Once agreed, a process flow can then be deployed in an automated system. For example, as a self-serve tool or chatbot where users answer a series of questions to reach a solution, with each question determined by the user’s previous responses e.g. if the answer to Q1 is ‘no’, then skip Q2 and ask the user Q3 instead. This allows the user to obtain tailored responses or advice. These process flows can also be deployed to build tools that automatically gather and filter for relevant data within the business, supported by data visualisation techniques for ease of interpretation e.g. building dashboards that keep track of key performance indicators.

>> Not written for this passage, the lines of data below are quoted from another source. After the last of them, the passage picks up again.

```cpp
template <bool kRiccati>
__device__ __forceinline__ bool repin_corner_blocks(const SolveArgs& a, double* L, int n, int lane) {
  int* AMODE = reinterpret_cast<int*>(L + a.lds.mode);
  const double* d = L + a.lds.d;
  const double* u = L + a.lds.u;
  double* gr = L + a.lds.gr;
  const DevParams& p = a.p;
  bool any = false;
  for (int i = lane; i < n; i += kLanes) {
    int* am = AMODE + 4 * i;
    if (am[0] != 1 || (kRiccati && am[3])) continue;
    const double u0 = u[3 * i], u1 = u[3 * i + 1], d0 = d[3 * i], d1 = d[3 * i + 1];
    const bool on_disc = (am[1] & 2) != 0, on_x = !on_disc && L[a.lds.nx + i] != 0.0, on_y = !on_disc && !on_x;
    bool blocked = false;
    if (!on_x) blocked = blocked || (d0 != 0.0 && (d0 > 0.0 ? p.hi[0] - u0 : u0 - p.lo[0]) <= NEO_RULE_CORNER_ROOM);
    if (!on_y) blocked = blocked || (d1 != 0.0 && (d1 > 0.0 ? p.hi[1] - u1 : u1 - p.lo[1]) <= NEO_RULE_CORNER_ROOM);
    if (!on_disc) {
      const double rin = p.r - NEO_RULE_CORNER_ROOM;
      blocked = blocked || (d0 * u0 + d1 * u1 > 0.0 && u0 * u0 + u1 * u1 >= rin * rin);
    }
    if (!blocked) continue;
    any = true;
    am[0] = 2; gr[3 * i] = 0.0; gr[3 * i + 1] = 0.0;
    if (kRiccati) {
      float* rs = reinterpret_cast<float*>(L + a.lds.ric) + kRicStage * i;
      const int flags = (int)rs[RS_FLAGS], kase = flags & RF_CASE;
      rs[RS_FLAGS] = (float)((flags & ~RF_CASE) | (kase == RC_SLIDE_W ? RC_W : kase == RC_SLIDE ? RC_NONE : kase));
    } else {
      float* nb = reinterpret_cast<float*>(L + a.lds.cs) + kNewtonRecord * i;
      nb[0] = 0.0f; nb[1] = 0.0f; nb[2] = 0.0f;
    }
  }
  const bool redo = __ballot(any) != 0ull;
  WAVE_SYNC();
  return redo;
}

}
}
```

Baseline: 24.69 million.

## Keep per-stage data in registers across the three-stage Riccati chain

For the three-stage tame Riccati path, the adjoint, tangent-cone and Riccati-prepare passes now carry per-stage values in a register struct. This removes LDS round-trips and several wave syncs between phases. A new unrolled Riccati direction routine keeps gains in registers and computes the direction and its max-norm directly. The change also precomputes neighbour cell lookups in the stickiness pass, caches the per-lane step multipliers in LDS, and hoists rule-word loads. The cost is more register pressure and extra code paths that have to stay consistent with the LDS-based versions.

```diff
diff --git a/neo_mpc_planner2_amd/csrc/adjoint.h b/neo_mpc_planner2_amd/csrc/adjoint.h
--- a/neo_mpc_planner2_amd/csrc/adjoint.h
+++ b/neo_mpc_planner2_amd/csrc/adjoint.h
@@ -9,9 +9,9 @@
 namespace neo_mpc {
 namespace {
 
-template <bool kTame, bool kRiccati, int kFew = 0>
+template <bool kTame, bool kRiccati, int kFew = 0, bool kCovered = false, bool kLocal = false>
 __device__ __forceinline__ void adjoint_by_scans(const SolveArgs& a, const Ctx& c, double* L, bool exact_step, int lane, int n,
-                                                 bool& free_path, int& nhops) {
+                                                 bool& free_path, int& nhops, StageLocal& sl) {
   auto scan = [](double v) { if constexpr (kFew > 0) return wave_scan_few<kFew>(v); else return wave_scan(v); };
   constexpr int kLast = kFew > 0 ? kFew - 1 : 63;
   const DevParams& p = a.p;
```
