+            for (int e = 0; e < 16; ++e) acc[j][nb][e] = 0.f;
+    f32x16_t accb[NB];
+    if (last_ok) {
+        run_tiles([&](unsigned sb) { tile(sb, std::integral_constant<int, NTW>{}, std::false_type{}, acc, accb); });
+        store(std::integral_constant<int, NTW>{}, acc);
+    } else {
+#pragma unroll
+        for (int nb = 0; nb < NB; ++nb)
+#pragma unroll
+            for (int e = 0; e < 16; ++e) accb[nb][e] = 0.f;
+        run_tiles([&](unsigned sb) { tile(sb, std::integral_constant<int, NTW - 1>{}, std::true_type{}, acc, accb); });
+        store(std::integral_constant<int, NTW - 1>{}, acc);
+        if (do_bsum && lane < 32) {
+#pragma unroll
+            for (int nb = 0; nb < NB; ++nb) {
+                if (nb < NB - 1) { if (pp.bias4) Rx[p.rx_bias + nb * 32 + b] = accb[nb][0]; }
+                else if (pp.bias1 && b < pp.C1) Rx[pp.off1 + (long long)NT * p.CA * pp.C1 + b] = accb[nb][0];
+            }
+        }
+    }
+#endif
+}
+
 
 static inline bool tf_chan_ok(int c) { return c == 8 || c == 16 || (c >= 32 && c % 32 == 0); }
 
+static bool tf_tiles(const WgradSpec& g, int nks, TfP& p) {
+    p.nks = nks;
+    if (!m1_wg_ktiles(g, nks * 32, m1_wg_kws(g.BW, 8), 0, p)) return false;
+    p.AHt = (p.TH - 1) * g.sh + g.kh; p.AWt = (p.KWs - 1) * g.sw + g.kw;
+    p.spra = (g.CA < 32 ? g.CA : 32) / 8; p.sprb = (g.CB < 32 ? g.CB : 32) / 8;
+    const int a_rows = g.kd * p.AHt * p.AWt;
+    p.a_slots = (a_rows * p.spra + 255) / 256 * 256; p.b_slots = nks * 32 * p.sprb;
+    if (p.a_slots > TF_MAX_AIT * 256 || p.AHt > 255 || p.AWt > 255) return false;
+    p.a_bytes = p.a_slots * 16; p.b_bytes = (p.b_slots + 255) / 256 * 256 * 16 + 64;
+    return true;
+}
 static bool tf_plan(const WgradSpec& g, TfP& p) {
     if (g.dtype != M1_BF16) return false;
     const bool k133 = g.kd == 1 && g.kh == 3 && g.kw == 3, k333 = g.kd == 3 && g.kh == 3 && g.kw == 3;
@@ -329,14 +567,7 @@
     p.sd = g.sd; p.sh = g.sh; p.sw = g.sw; p.pd = g.pd; p.ph = g.ph; p.pw = g.pw;
     int n4 = M1_CFG("M1_TF_NKS4", 2);
     const int nks = ((n4 && g.CA <= 16 && g.CB <= 16) || (n4 == 2 && g.kd == 1)) ? 4 : 2;
-    p.nks = nks;
-    if (!m1_wg_ktiles(g, nks * 32, m1_wg_kws(g.BW, 8), 0, p)) return false;
-    p.AHt = (p.TH - 1) * g.sh + g.kh; p.AWt = (p.KWs - 1) * g.sw + g.kw;
-    p.spra = (g.CA < 32 ? g.CA : 32) / 8; p.sprb = (g.CB < 32 ? g.CB : 32) / 8;
-    const int a_rows = g.kd * p.AHt * p.AWt;
-    p.a_slots = (a_rows * p.spra + 255) / 256 * 256; p.b_slots = nks * 32 * p.sprb;
-    if (p.a_slots > TF_MAX_AIT * 256 || p.AHt > 255 || p.AWt > 255) return false;
-    p.a_bytes = p.a_slots * 16; p.b_bytes = (p.b_slots + 255) / 256 * 256 * 16 + 64;
+    if (!tf_tiles(g, nks, p)) return false;
     const int sb = p.a_bytes + p.b_bytes, npiece = p.a_slots / 256 + (p.b_slots + 255) / 256;
     int S = (76 * 1024) / sb;
     if (S < 3) S = 3;
@@ -396,3 +627,64 @@
     int rc = m1_check_launch(); if (rc) return rc;
     return m1_wg_fold_members(p.Rx, rx_mem, c.stride, (int)nsplit, g, c.rx_bias, nmem < 1 ? 1 : nmem, a_offs, st);
 }
+
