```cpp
class Model
{
  public:
    Model(const std::string &gguf_path, int device);
    ~Model();

    zv_hparams hp{};
    int        device = 0;
    int        n_cu = 256;
    hipStream_t stream() const { return lanes_[cur_lane_].stream; }

    void vocode_dev(const Batch &b, const float *d_mel, float *d_wav);
    void vocode_group(const Batch &b, const float *d_mel, float *d_wav, int part = 0, int seg0 = 0);
    void vocode_tail(const Batch &b, const float *d_mel, float *d_wav, int g0, int cnt);
    hipStream_t copy_stream();
    hipEvent_t  tail_event(int i);
    static constexpr int BATCH_RING = 64;
    uint64_t    next_batch_seq() { return batch_seq_++; }
    uint64_t    batch_seq() const { return batch_seq_; }
    hipEvent_t  batch_event(uint64_t seq, int which);
    void decode_dev(const Batch &b, const float *d_hidden, const float *d_styles, float *d_mel);
    struct EncoderTaps
    {
        float   *features = nullptr, *logdur = nullptr, *pitch = nullptr, *energy = nullptr;
        int32_t *pitch_bucket = nullptr, *energy_bucket = nullptr, *cum = nullptr;
    };
    EncoderTaps encode_dev(const Batch &b, const int32_t *d_ids, const int32_t *d_puncts, const float *d_styles,
                           float *d_hidden, int32_t *d_nframes);

    struct DebugLayer
    {
        int          kind = -1, index = 0;
        const float *x = nullptr;
        float       *out = nullptr;
        bool         done = false;
    } dbg_layer;

    uint32_t max_phonemes() const { return (uint32_t)enc_.posenc_rows; }
    void reserve(uint32_t max_phonemes, uint32_t max_frames);
    void reserve_batch(const Batch &b);
    int  voc_stage_rate(int stage) const;
    int  voc_stage_channels(int stage) const;
    uint32_t max_frames_per_utterance() const;
    int wemb_rows() const { return enc_.wemb_rows; }
    int pemb_rows() const { return enc_.pemb_rows; }
    uint32_t vocoder_halo_frames() const;
    bool voc_runs_off = false;
    bool voc_runs_on(const Batch &b) const;
    const Seg *voc_runs_last(int *n) { *n = lane().runs_n; return lane().runs_tab; }
    DecPlan dec_plan(const Batch &b) const
    {
        return zv::dec_plan(b.nseg, b.t_max, b.t_rows, b.d_frm_live != nullptr, dbg_layer.kind >= 0, b.d_dec_runs != nullptr);
    }
    int  dec_reach_frames() const;
    void sync();

    void select_lane(int i);
    int  selected_lane() const { return cur_lane_; }
    void sync_all_lanes();
    void poison_lane(int i, int byte, size_t filled[3]);

    void *io_scratch(size_t bytes);
    void *pinned_scratch(size_t bytes);

    bool graph_mode = false;
    void vocode_dev_graph(const Batch &b, const float *d_mel, float *d_wav);
    void chain_dev(const Batch &b, const int32_t *d_ids, const int32_t *d_puncts, const float *d_styles, float *d_hidden,
                   float *d_mel, float *d_wav, int32_t *d_nframes, const void *h2d_src = nullptr, void *h2d_dst = nullptr,
                   size_t h2d_bytes = 0, int voc_part = 0);

    bool profiling = false;
    std::vector<ProfEntry> prof;
    void prof_clear();

    uint32_t E() const { return hp.emb_dim + hp.punct_emb_dim; }
    void debug_layernorm(int index, uint32_t n);

  private:
    std::vector<void *> allocs_;
    void  *dev_alloc(size_t bytes);
    float *upload_f32(const GgufTensor &t, int pad_to = 0, float pad_value = 0.f);
    float *upload_vec(const GgufFile &g, const std::string &name, int expect_n, int pad_to = 0, float pad_value = 0.f);
    ConvW  load_conv(const GgufFile &g, const std::string &wname, const std::string &bname, int expect_cin = -1, bool gemm_pack = false);
    ConvW  load_upsample(const GgufFile &g, int idx, int stride, int expect_cin);

    struct ResPair { ConvW c1, c2; void *p1 = nullptr, *p2 = nullptr, *r1 = nullptr, *r2 = nullptr, *x1 = nullptr, *x2 = nullptr; };
    struct Voc
    {
        float *mean = nullptr, *scale = nullptr;
        ConvW  in_conv;
        int    n_up = 0;
        int    scales[8] = {0};
        ConvW  ups[8];
        int    n_rb = 0, n_dil = 3;
        int    dil[8] = {1, 3, 5};
        std::vector<ResPair> pairs;
        uint16_t *out_w = nullptr;
        float  out_b = 0.f;
        int    out_K = 0, out_C = 0;
    } voc_;
    VocGeom voc_geom_{};
    VocCall voc_call(const Batch &b) const;
    TripleJob block_job(const ResPair *rp, int n_dil, bool ring, const float *y, float *out) const;
    struct DilPairJobs { ConvJob c1, c2; PairJob p; };
    DilPairJobs pair_jobs(const ResPair &rp, int dil, const float *yin, float *yout, _Float16 *xt, float *y) const;

    struct DecBlk
    {
        ConvW  conv1, conv2, sc;
        bool   learned_sc = false;
        int    cin = 0, cout = 0;
        float *n1w = nullptr, *n1b = nullptr, *n2w = nullptr, *n2b = nullptr;
        int    g1 = 0, g2 = 0;
    };
    struct Dec
    {
        DecBlk enc[2], dec[5];
        ConvW  asr0, to_out;
        float *asr1w = nullptr, *asr1b = nullptr;
        float *fcW = nullptr, *fcB = nullptr, *fcExtra = nullptr;
        int    fc_out = 0;
        int    R = 64, M = 80;
    } dec_;

    struct EncLayer
    {
        float *qkvW = nullptr, *qkvB = nullptr, *fcW = nullptr, *fcB = nullptr;
        float *ln1w = nullptr, *ln1b = nullptr, *ln2w = nullptr, *ln2b = nullptr;
        ConvW  w1, w2;
    };
    struct VarPred
    {
        ConvW  c1, c2;
        float *l1w = nullptr, *l1b = nullptr, *l2w = nullptr, *l2b = nullptr, *lw = nullptr, *lb = nullptr;
        int    V = 0;
    };
    struct Enc
    {
        float *wemb = nullptr, *pemb = nullptr, *posenc = nullptr, *pitch_emb = nullptr, *energy_emb = nullptr;
        int    posenc_rows = 0, wemb_rows = 0, pemb_rows = 0;
        std::vector<EncLayer> layers;
        VarPred dur, pitch, energy;
    } enc_;

    struct VocLayout
    {
        float *c0;
        struct Stage { float *ub, *y[3]; _Float16 *xt[3]; } st[8];
        void *level_slab;
        float *mel_c; int32_t *eq; Seg *runs;
    };
    size_t level_slab_entries(const Batch &b) const;
    struct DecLayout
    {
        int    nblk, hs, ss;
        int    rows, nblk_all;
        float *h, *st_x, *st_t, *st_y, *st_a, *cat, *t1, *sc, *x0, *xa, *asr_t;
        double *part_t, *part_o; _Float16 *xa16, *t16, *xr16;
        float *mel_c;
    };
    struct EncLayout { int Vp; float *x, *y, *qkv, *o, *f, *va, *vb; _Float16 *hh; EncoderTaps t; };
    VocLayout voc_layout(DeviceArena &a, const Batch &b) const;
    DecLayout dec_layout(DeviceArena &a, const Batch &b) const;
    EncLayout enc_layout(DeviceArena &a, const Batch &b) const;
    static constexpr size_t ARENA_TAIL = (size_t)1 << 20;
    size_t arena_bytes_for(const Batch &b) const;
// ... 43 lines not shown
```

zerovox.cpp_amd/csrc/model_load.cpp:

```cpp
#include "model.h"
#include "knobs.h"
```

Automated systems can be ‘open-loop’ or ‘closed-loop’, with the key difference being the use of feedback controls. An open-loop (or non-feedback) system simply acts on a user’s input or command. That is, it executes the command exactly as specified and does not adjust based on feedback to achieve the desired output. For example, a clothes dryer programmed for a specified period of time (input) will continue for that period of time and then stop, regardless of whether the clothes are dry.

In contrast, a closed-loop (or feedback control) system achieves the desired output by adjusting its processes in response to environmental feedback. In particular, a negative feedback control system monitors the difference between the input and the output (with any variation generating an error message) and adjusts accordingly. In a closed-loop system, the clothes dryer would only stop working when the clothes were dry e.g. when it detects that there is no difference between the input (requirement for dry clothes) and output (whether the clothes are in fact dry).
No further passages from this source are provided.